II.1.  Revisión de las resoluciones de rechazo e improcedencia in limine por la Comisión de Admisión del Tribunal Constitucional Plurinacional en las acciones de defensa

       

          Este Tribunal en cuanto a la competencia de la Comisión de Admisión para resolver las resoluciones de rechazo e improcedencia in limine que declaren los jueces o tribunales de garantías en las acciones de defensa (acciones de amparo constitucional, de protección de privacidad, de cumplimiento y popular), conforme a los principios y valores que sustenta nuestra Ley Fundamental, el mandato de justicia pronta y oportuna previsto en los   arts. 115.II y 178 de la CPE, el principio de celeridad que rige a la justicia constitucional dispuesta en los arts. 3.11 de la Ley del Tribunal Constitucional Plurinacional (LTCP) y 3.6 del CPCo, con el propósito de efectivizar la justicia constitucional, establecen que las resoluciones emitidas en las acciones de defensa, acción de amparo constitucional, acción de protección de privacidad, acción de cumplimiento, acción popular, en la que los jueces o tribunales de garantías: 1. Rechacen la acción, ya sea por incumplimiento de requisitos de fondo o por falta de subsanación de los requisitos de forma, o 2. Declaren la improcedencia in limine, por alguno de los supuestos de improcedencia establecidos en los arts. 53, 54, 55, 62 y 66 del CPCo, deben ser revisadas por la Comisión de Admisión de este Tribunal, dada la naturaleza de las funciones que le asigna la Ley, siempre que las mismas hayan sido impugnadas oportunamente.

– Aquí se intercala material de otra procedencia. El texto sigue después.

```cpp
bool launch_is_small(int ntiles);
bool node_split_size(int ntiles);
bool launch_is_small_edge(int ntiles_e);
int coop16_enabled();
int set_c16_edge_tiles(int t);
bool ring_hs_default();
bool coop16_size(int ntiles_e, int ntiles_n, bool ring_hs = false);
int last_edge_kernel();
int last_node_kernel();
int set_fp32_split(int on);
int fp32_split_enabled();
int set_split_f16(int on);
int split_f16_enabled();
int set_c16_split(int on);
int c16_split_enabled();
int set_c16_row_tiles(int rt);
int set_kernel_path(int p);
int get_kernel_path();
hipError_t launch_edge_step(int L, const EdgeArgs& a, hipStream_t s);
hipError_t launch_node_step(int L, const NodeArgs& a, hipStream_t s);
hipError_t launch_project(int L, const NodeArgs& a, hipStream_t s);
hipError_t launch_node_project_fused(int L, const NodeArgs& a, hipStream_t s, bool* launched);
hipError_t launch_node_ring_hs(const NodeArgs& a, const LaunchCfg& lc, hipStream_t s);
int node_ring_hs_enabled();
hipError_t launch_enc_node(int L, const EncNodeArgs& a, hipStream_t s);
hipError_t launch_enc_edge(int L, const EncEdgeArgs& a, hipStream_t s);
hipError_t launch_decode(int L, const DecArgs& a, hipStream_t s);
hipError_t launch_gather_rows(const float* src, const int32_t* idx, float* dst, int64_t rows, int L, int dst_stride , hipStream_t s);
hipError_t launch_rows_to_tiles(const float* src, const int64_t* gid64, const int32_t* gid32, float* dst, int64_t rows, int L, hipStream_t s);
hipError_t launch_tiles_to_rows(const float* src, const int64_t* gid64, const int32_t* gid32, float* dst, int64_t rows, int L, hipStream_t s);
hipError_t launch_randn_rows(float* dst, const int64_t* gid64, const int32_t* gid32, int64_t rows, int L,
                             uint64_t seed, hipStream_t s);
int kernels_prow_block();
int split_prow_block();
int checksum_partials();
hipError_t launch_checksum(const float* src, int64_t n, double* partials, hipStream_t s);

}
```

### meshgraphnets.jl_amd/csrc/kernels.hip

```cpp
#include "frag.hpp"
#include "kernels.h"
#include "tile_common.hpp"
#include "split_common.hpp"

#include <cstdlib>
#include <mutex>
#include <unordered_map>

namespace mgn {


template <int NT>
DEVINL void gen_hidden(f32x16 (&acc)[NT], f32x16 (&y)[NT], const GenMlp& g, int lane, int h) {
    constexpr int L = 32 * NT;
    relu_frag<NT>(acc);
    for (int m = 0; m < g.nmid; ++m) {
        tab_frag<NT>(y, g.tabs + m * L, h);
        mfma_chunk<NT, false>(y, acc, g.chunk[m], lane);
        relu_frag<NT>(y);
#pragma unroll
        for (int t = 0; t < NT; ++t) acc[t] = y[t];
    }
}
template <int NT>
// ... 2513 lines not shown

static int g_last_edge_kernel = 0;
int last_edge_kernel() { return g_last_edge_kernel; }
#define SET_LAST_EDGE(A, CODE)                                                            \
    do {                                                                                  \
        if (2 * (int64_t)(A).ntiles * TILE >= (A).E) g_last_edge_kernel = (CODE);         \
    } while (0)
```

II.2. Requisitos de admisibilidad de la acción de amparo constitucional

El análisis de los requisitos de admisibilidad, comprende un plano distinto al examen de las causales de improcedencia reglada, previsto por el art. 53 del CPCo, por ello su estudio es posterior; en ese sentido, constatada la inexistencia de causales de improcedencia, corresponde ingresar a verificar los requisitos de admisión establecidos en el art. 33 del citado Código, los cuales son:

“1.     Nombre, apellido y generales de quien interpone la acción o de su representante legal, acompañando en este último caso, la documentación que acredite su personería. En el caso de terceras personas que tengan interés legítimo, deberán acreditar el interés alegado. Además, deberá indicarse la dirección de un correo electrónico a otro medio alternativo de comunicación inmediata.

2.      Nombre y domicilio contra quien se dirige la acción, o los datos básicos para identificarla o identificarlo, así como, en el caso de que se conozca, el lugar dónde pueda ser notificada o notificado.

3.      Patrocinio de abogado cuando corresponda, o en su caso la solicitud de defensor público.

4.      Relación de hechos.

5.      Identificación de los derechos o garantías que se consideren vulnerados.

6.      Solicitud, en su caso, de medidas cautelares.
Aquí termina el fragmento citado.